Problem to solve
Copy out every line of the data that follows, exactly.

Information shown
*****
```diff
@@ -1403,15 +1433,30 @@
                 if (m >= nM) {
                   continue;
                 }
-                query(m, pre_p[qi], pre_q0[qi], pre_q1[qi], std::false_type{});
+                query(m, pre_p[qi], pre_q0[qi], pre_q1[qi], au32x4{0u, 0u, 0u, 0u}, std::false_type{});
               }
             }
           } else {
             static_assert(kPre == 1, "the search half fetches one query at a time");
             int n_query = nM;
             if (q_read) {
-              for (int m = tid; m < nM; m += T) {
-                query(m, gmov[m], au32x4{0u, 0u, 0u, 0u}, au32x4{0u, 0u, 0u, 0u}, std::true_type{});
+              constexpr int kQPre = 2;
+              for (int m0 = tid; m0 < nM; m0 += kQPre * T) {
+                float4 pre_p[kQPre];
+                au32x4 pre_e[kQPre];
+#pragma unroll
+                for (int qi = 0; qi < kQPre; ++qi) {
+                  const int mm = m0 + qi * T < nM ? m0 + qi * T : m0;
+                  pre_p[qi]    = gmov[mm];
+                  pre_e[qi]    = qc[mm];
+                }
+#pragma unroll
+                for (int qi = 0; qi < kQPre; ++qi) {
+                  const int m = m0 + qi * T;
+                  if (m < nM) {
+                    query(m, pre_p[qi], au32x4{0u, 0u, 0u, 0u}, au32x4{0u, 0u, 0u, 0u}, pre_e[qi], std::true_type{});
+                  }
+                }
               }
               __syncthreads();
               SUB_ACC(acc_lin);
@@ -1419,7 +1464,7 @@
             }
             for (int i = tid; i < n_query; i += T) {
               const int m = q_read ? (int) g.missq[mbase + (size_t) i] : i;
-              query(m, gmov[m], gmd[2 * m], gmd[2 * m + 1], std::false_type{});
+              query(m, gmov[m], gmd[2 * m], gmd[2 * m + 1], au32x4{0u, 0u, 0u, 0u}, std::false_type{});
             }
           }
           if (projected) {
@@ -2553,7 +2598,7 @@
   }
   gs.db_blob = align_up16(gs.off_cellstart + cs_entries * 2) - gs.off_db;
   p.add(find_variant(kAlignVariants, {kSearchThreads, 1, finder.search_type, gs.surv_slots}), batch.batch, 1, kSearchThreads, lds_search);
-  p.reuse = !env.no_search_reuse && !kdtree && gs.surv_slots == 4 && ncx <= 256 && ncy <= 256;
+  p.reuse = !env.no_search_reuse && !kdtree && gs.surv_slots == 4 && ncx <= 256 && ncy <= 256 && max_fixed < 2048;
   p.fast = aligner.factor_type == PRS_FACTOR_STEREO && !aligner.keep_only_inlier_correspondences && aligner.kernel_weight_form == PRS_KERNEL_WEIGHT_INV_CHI &&
            aligner.damping_form == PRS_DAMPING_DIAG && aligner.translation_weight_form == PRS_TRANSLATION_WEIGHT_OFFSET;
   p.lone = p.fast && batch.batch <= 2 * env.cus && !env.no_lone_gn;
```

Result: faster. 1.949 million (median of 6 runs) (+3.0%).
*****
Your solution
```diff
@@ -1403,15 +1433,30 @@
                 if (m >= nM) {
                   continue;
                 }
-                query(m, pre_p[qi], pre_q0[qi], pre_q1[qi], std::false_type{});
+                query(m, pre_p[qi], pre_q0[qi], pre_q1[qi], au32x4{0u, 0u, 0u, 0u}, std::false_type{});
               }
             }
           } else {
             static_assert(kPre == 1, "the search half fetches one query at a time");
             int n_query = nM;
             if (q_read) {
-              for (int m = tid; m < nM; m += T) {
-                query(m, gmov[m], au32x4{0u, 0u, 0u, 0u}, au32x4{0u, 0u, 0u, 0u}, std::true_type{});
+              constexpr int kQPre = 2;
+              for (int m0 = tid; m0 < nM; m0 += kQPre * T) {
+                float4 pre_p[kQPre];
+                au32x4 pre_e[kQPre];
+#pragma unroll
+                for (int qi = 0; qi < kQPre; ++qi) {
+                  const int mm = m0 + qi * T < nM ? m0 + qi * T : m0;
+                  pre_p[qi]    = gmov[mm];
+                  pre_e[qi]    = qc[mm];
+                }
+#pragma unroll
+                for (int qi = 0; qi < kQPre; ++qi) {
+                  const int m = m0 + qi * T;
+                  if (m < nM) {
+                    query(m, pre_p[qi], au32x4{0u, 0u, 0u, 0u}, au32x4{0u, 0u, 0u, 0u}, pre_e[qi], std::true_type{});
+                  }
+                }
               }
               __syncthreads();
               SUB_ACC(acc_lin);
@@ -1419,7 +1464,7 @@
             }
             for (int i = tid; i < n_query; i += T) {
               const int m = q_read ? (int) g.missq[mbase + (size_t) i] : i;
-              query(m, gmov[m], gmd[2 * m], gmd[2 * m + 1], std::false_type{});
+              query(m, gmov[m], gmd[2 * m], gmd[2 * m + 1], au32x4{0u, 0u, 0u, 0u}, std::false_type{});
             }
           }
           if (projected) {
@@ -2553,7 +2598,7 @@
   }
   gs.db_blob = align_up16(gs.off_cellstart + cs_entries * 2) - gs.off_db;
   p.add(find_variant(kAlignVariants, {kSearchThreads, 1, finder.search_type, gs.surv_slots}), batch.batch, 1, kSearchThreads, lds_search);
-  p.reuse = !env.no_search_reuse && !kdtree && gs.surv_slots == 4 && ncx <= 256 && ncy <= 256;
+  p.reuse = !env.no_search_reuse && !kdtree && gs.surv_slots == 4 && ncx <= 256 && ncy <= 256 && max_fixed < 2048;
   p.fast = aligner.factor_type == PRS_FACTOR_STEREO && !aligner.keep_only_inlier_correspondences && aligner.kernel_weight_form == PRS_KERNEL_WEIGHT_INV_CHI &&
            aligner.damping_form == PRS_DAMPING_DIAG && aligner.translation_weight_form == PRS_TRANSLATION_WEIGHT_OFFSET;
   p.lone = p.fast && batch.batch <= 2 * env.cus && !env.no_lone_gn;
```

Result: faster. 1.949 million (median of 6 runs) (+3.0%).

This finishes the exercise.